**Task prompt**
What is needed is each line of the data below that holds the string "uniform".

**Excerpted data**

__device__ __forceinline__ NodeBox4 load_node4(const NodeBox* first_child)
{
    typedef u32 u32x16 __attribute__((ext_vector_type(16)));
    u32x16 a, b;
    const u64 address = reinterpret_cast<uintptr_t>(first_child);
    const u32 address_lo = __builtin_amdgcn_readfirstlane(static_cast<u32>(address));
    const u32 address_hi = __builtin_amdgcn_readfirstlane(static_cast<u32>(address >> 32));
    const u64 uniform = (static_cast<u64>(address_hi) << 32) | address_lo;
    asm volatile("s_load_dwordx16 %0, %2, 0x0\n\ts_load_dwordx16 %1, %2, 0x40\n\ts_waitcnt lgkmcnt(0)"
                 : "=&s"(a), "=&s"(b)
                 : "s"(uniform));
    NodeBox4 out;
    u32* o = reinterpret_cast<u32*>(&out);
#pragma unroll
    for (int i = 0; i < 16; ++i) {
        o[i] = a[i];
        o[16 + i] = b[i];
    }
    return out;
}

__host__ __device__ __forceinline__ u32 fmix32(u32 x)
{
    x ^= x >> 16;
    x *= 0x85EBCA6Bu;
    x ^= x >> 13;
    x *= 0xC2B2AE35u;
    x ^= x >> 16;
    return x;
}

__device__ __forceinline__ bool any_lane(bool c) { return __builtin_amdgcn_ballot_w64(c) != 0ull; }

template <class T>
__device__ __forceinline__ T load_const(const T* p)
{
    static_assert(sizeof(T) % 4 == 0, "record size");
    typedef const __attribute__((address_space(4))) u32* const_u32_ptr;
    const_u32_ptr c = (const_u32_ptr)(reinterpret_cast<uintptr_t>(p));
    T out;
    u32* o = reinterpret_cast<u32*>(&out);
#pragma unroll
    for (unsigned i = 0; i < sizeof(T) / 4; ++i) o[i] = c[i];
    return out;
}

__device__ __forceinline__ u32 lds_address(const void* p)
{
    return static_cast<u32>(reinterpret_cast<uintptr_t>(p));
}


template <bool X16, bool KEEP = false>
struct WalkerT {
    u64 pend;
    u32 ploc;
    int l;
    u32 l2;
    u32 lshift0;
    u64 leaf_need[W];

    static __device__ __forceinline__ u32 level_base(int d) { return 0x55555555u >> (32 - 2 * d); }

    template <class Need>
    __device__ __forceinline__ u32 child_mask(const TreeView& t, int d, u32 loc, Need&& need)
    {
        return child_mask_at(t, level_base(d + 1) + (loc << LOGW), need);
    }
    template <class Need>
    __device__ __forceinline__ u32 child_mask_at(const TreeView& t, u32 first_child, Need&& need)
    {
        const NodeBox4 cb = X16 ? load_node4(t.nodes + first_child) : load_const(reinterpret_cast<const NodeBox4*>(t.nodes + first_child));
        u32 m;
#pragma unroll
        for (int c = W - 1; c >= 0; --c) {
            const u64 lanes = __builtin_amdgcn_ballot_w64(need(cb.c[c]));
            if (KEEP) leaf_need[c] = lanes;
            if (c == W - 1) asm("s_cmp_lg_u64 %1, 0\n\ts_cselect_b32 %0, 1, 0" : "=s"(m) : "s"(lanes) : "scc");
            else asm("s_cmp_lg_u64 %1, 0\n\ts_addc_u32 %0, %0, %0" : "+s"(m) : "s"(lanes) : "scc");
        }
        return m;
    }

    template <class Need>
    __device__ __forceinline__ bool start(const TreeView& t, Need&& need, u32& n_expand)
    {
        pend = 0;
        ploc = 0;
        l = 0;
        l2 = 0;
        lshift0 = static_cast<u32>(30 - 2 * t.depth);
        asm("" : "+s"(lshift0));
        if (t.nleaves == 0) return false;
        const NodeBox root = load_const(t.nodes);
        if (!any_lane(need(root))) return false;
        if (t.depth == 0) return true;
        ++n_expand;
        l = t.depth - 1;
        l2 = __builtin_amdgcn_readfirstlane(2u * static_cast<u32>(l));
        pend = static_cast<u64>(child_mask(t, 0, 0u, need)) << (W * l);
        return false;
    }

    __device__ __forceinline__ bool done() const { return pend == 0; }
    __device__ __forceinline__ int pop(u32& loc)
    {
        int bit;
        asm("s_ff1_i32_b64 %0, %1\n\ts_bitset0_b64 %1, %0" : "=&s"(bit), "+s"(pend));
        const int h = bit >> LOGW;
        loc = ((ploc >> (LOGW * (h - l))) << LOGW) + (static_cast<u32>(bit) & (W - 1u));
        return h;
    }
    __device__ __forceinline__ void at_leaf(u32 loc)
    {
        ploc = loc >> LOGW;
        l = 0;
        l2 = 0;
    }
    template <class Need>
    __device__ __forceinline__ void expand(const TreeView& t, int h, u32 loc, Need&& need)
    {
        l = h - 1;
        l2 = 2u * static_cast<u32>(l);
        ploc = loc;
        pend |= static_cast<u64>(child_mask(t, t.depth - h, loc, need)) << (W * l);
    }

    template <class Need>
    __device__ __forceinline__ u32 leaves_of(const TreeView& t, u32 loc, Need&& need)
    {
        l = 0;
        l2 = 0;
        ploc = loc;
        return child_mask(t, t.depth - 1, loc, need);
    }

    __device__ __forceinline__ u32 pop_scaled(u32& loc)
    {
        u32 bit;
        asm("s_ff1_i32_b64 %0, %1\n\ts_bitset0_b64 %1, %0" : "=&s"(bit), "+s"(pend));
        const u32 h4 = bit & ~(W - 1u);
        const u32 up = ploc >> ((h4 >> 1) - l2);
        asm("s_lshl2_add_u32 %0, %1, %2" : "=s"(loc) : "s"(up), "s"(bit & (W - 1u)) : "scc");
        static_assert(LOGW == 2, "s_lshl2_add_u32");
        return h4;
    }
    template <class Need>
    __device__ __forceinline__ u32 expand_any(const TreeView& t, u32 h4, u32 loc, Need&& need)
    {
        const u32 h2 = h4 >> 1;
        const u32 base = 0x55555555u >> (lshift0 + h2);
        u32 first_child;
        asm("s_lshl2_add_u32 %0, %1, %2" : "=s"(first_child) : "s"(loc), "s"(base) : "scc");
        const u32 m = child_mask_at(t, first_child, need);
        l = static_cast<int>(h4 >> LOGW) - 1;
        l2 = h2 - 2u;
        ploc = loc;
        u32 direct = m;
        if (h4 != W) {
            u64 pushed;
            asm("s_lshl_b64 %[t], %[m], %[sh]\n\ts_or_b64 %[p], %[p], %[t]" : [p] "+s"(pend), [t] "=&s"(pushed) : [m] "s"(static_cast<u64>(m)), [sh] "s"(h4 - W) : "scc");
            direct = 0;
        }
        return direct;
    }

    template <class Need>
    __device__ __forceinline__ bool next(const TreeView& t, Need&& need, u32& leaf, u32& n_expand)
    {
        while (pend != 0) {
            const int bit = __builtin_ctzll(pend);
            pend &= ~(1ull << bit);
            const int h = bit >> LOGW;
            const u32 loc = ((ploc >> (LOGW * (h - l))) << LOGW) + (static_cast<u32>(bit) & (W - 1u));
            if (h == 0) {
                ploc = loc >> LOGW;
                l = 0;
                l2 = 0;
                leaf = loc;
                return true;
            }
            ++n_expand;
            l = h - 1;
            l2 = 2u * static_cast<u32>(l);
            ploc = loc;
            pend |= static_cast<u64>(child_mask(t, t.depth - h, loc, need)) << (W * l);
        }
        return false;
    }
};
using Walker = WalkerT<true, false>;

* * *

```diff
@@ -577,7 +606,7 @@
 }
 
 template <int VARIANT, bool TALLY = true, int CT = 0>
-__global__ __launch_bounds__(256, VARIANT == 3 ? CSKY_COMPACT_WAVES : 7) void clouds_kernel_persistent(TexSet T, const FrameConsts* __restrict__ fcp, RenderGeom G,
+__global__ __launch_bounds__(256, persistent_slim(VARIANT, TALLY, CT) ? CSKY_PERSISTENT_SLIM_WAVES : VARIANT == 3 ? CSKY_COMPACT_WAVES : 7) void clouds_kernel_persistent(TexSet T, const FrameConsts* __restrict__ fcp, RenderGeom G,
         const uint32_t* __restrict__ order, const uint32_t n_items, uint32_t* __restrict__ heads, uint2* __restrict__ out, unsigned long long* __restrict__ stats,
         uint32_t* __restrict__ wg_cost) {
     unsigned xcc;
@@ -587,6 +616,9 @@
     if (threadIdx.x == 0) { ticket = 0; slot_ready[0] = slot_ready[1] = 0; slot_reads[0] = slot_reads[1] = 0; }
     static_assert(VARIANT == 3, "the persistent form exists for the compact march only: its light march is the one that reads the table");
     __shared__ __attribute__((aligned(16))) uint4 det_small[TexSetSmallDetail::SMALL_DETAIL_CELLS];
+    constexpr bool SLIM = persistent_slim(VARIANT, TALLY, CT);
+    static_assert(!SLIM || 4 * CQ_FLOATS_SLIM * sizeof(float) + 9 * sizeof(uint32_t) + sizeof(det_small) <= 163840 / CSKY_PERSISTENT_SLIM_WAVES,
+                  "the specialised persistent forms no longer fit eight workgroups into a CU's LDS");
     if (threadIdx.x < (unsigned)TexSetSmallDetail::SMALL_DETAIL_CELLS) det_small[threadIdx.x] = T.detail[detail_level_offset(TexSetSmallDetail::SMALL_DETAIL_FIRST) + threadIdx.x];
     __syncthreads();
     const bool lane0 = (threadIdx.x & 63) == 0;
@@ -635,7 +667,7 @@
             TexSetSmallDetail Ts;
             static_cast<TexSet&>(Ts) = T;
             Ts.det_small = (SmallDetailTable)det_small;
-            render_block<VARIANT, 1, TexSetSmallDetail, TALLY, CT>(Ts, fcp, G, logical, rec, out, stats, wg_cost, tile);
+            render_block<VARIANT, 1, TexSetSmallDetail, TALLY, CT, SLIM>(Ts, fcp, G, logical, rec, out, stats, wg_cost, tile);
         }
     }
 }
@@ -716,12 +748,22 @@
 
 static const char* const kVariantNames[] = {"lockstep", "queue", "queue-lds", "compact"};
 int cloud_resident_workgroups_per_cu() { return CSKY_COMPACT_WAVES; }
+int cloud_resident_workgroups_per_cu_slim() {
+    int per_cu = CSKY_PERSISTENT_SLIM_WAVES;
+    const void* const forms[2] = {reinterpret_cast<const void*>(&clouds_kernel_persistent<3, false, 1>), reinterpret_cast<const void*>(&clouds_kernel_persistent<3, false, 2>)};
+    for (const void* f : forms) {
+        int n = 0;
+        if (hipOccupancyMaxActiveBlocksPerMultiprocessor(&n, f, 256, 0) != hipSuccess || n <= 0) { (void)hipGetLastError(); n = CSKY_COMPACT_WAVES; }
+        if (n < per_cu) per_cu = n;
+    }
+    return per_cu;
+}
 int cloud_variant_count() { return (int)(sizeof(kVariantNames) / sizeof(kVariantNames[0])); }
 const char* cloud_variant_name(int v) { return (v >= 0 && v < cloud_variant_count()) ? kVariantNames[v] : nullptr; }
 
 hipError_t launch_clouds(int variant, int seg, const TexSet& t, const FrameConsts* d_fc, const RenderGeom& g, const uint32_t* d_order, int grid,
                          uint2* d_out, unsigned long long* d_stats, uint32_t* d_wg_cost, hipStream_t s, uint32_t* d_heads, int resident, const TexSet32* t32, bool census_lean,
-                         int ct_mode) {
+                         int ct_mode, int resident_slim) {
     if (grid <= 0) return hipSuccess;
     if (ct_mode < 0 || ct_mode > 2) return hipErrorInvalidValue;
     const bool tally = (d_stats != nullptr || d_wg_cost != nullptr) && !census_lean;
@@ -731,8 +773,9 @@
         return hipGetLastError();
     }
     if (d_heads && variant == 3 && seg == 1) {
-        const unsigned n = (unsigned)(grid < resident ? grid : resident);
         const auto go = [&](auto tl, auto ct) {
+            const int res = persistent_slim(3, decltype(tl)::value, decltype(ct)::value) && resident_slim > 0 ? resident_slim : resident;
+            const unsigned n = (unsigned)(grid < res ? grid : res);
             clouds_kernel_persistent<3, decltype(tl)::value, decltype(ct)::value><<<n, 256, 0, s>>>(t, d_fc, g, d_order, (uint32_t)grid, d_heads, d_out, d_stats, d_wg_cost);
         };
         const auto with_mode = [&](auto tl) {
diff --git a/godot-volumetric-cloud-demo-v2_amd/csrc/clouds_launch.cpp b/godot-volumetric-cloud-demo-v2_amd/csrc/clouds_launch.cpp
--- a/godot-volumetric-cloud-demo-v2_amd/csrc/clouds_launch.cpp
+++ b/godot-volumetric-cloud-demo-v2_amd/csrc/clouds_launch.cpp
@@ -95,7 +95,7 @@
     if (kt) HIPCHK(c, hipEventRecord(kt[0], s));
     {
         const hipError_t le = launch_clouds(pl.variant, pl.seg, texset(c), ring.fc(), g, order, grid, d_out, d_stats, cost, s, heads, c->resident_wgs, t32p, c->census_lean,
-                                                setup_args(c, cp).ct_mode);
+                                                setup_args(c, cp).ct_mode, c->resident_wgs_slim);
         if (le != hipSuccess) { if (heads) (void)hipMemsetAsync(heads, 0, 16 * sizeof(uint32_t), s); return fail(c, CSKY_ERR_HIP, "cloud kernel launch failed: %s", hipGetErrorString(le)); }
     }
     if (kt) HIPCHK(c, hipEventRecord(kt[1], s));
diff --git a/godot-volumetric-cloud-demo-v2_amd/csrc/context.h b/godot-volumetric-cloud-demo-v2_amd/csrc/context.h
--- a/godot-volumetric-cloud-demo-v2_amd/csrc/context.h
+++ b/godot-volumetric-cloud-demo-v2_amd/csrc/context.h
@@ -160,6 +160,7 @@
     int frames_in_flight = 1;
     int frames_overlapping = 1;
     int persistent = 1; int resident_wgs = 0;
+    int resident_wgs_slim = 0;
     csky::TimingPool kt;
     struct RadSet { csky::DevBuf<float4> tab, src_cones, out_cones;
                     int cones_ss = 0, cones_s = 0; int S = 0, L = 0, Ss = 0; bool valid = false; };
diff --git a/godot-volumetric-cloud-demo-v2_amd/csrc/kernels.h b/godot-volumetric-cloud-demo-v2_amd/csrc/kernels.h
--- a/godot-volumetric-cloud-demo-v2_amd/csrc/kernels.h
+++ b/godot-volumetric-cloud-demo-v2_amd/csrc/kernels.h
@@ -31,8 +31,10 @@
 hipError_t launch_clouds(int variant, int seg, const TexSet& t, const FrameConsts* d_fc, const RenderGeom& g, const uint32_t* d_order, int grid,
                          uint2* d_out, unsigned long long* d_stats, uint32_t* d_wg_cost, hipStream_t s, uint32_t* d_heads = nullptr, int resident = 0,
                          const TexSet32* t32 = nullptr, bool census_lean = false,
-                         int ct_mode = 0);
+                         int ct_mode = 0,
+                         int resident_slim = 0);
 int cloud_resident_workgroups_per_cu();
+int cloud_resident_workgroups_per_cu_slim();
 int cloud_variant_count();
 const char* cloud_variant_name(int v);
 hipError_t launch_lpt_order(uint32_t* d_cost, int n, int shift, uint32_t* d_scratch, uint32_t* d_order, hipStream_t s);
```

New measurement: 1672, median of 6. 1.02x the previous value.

**Task result**
    const u64 uniform = (static_cast<u64>(address_hi) << 32) | address_lo;
                 : "s"(uniform));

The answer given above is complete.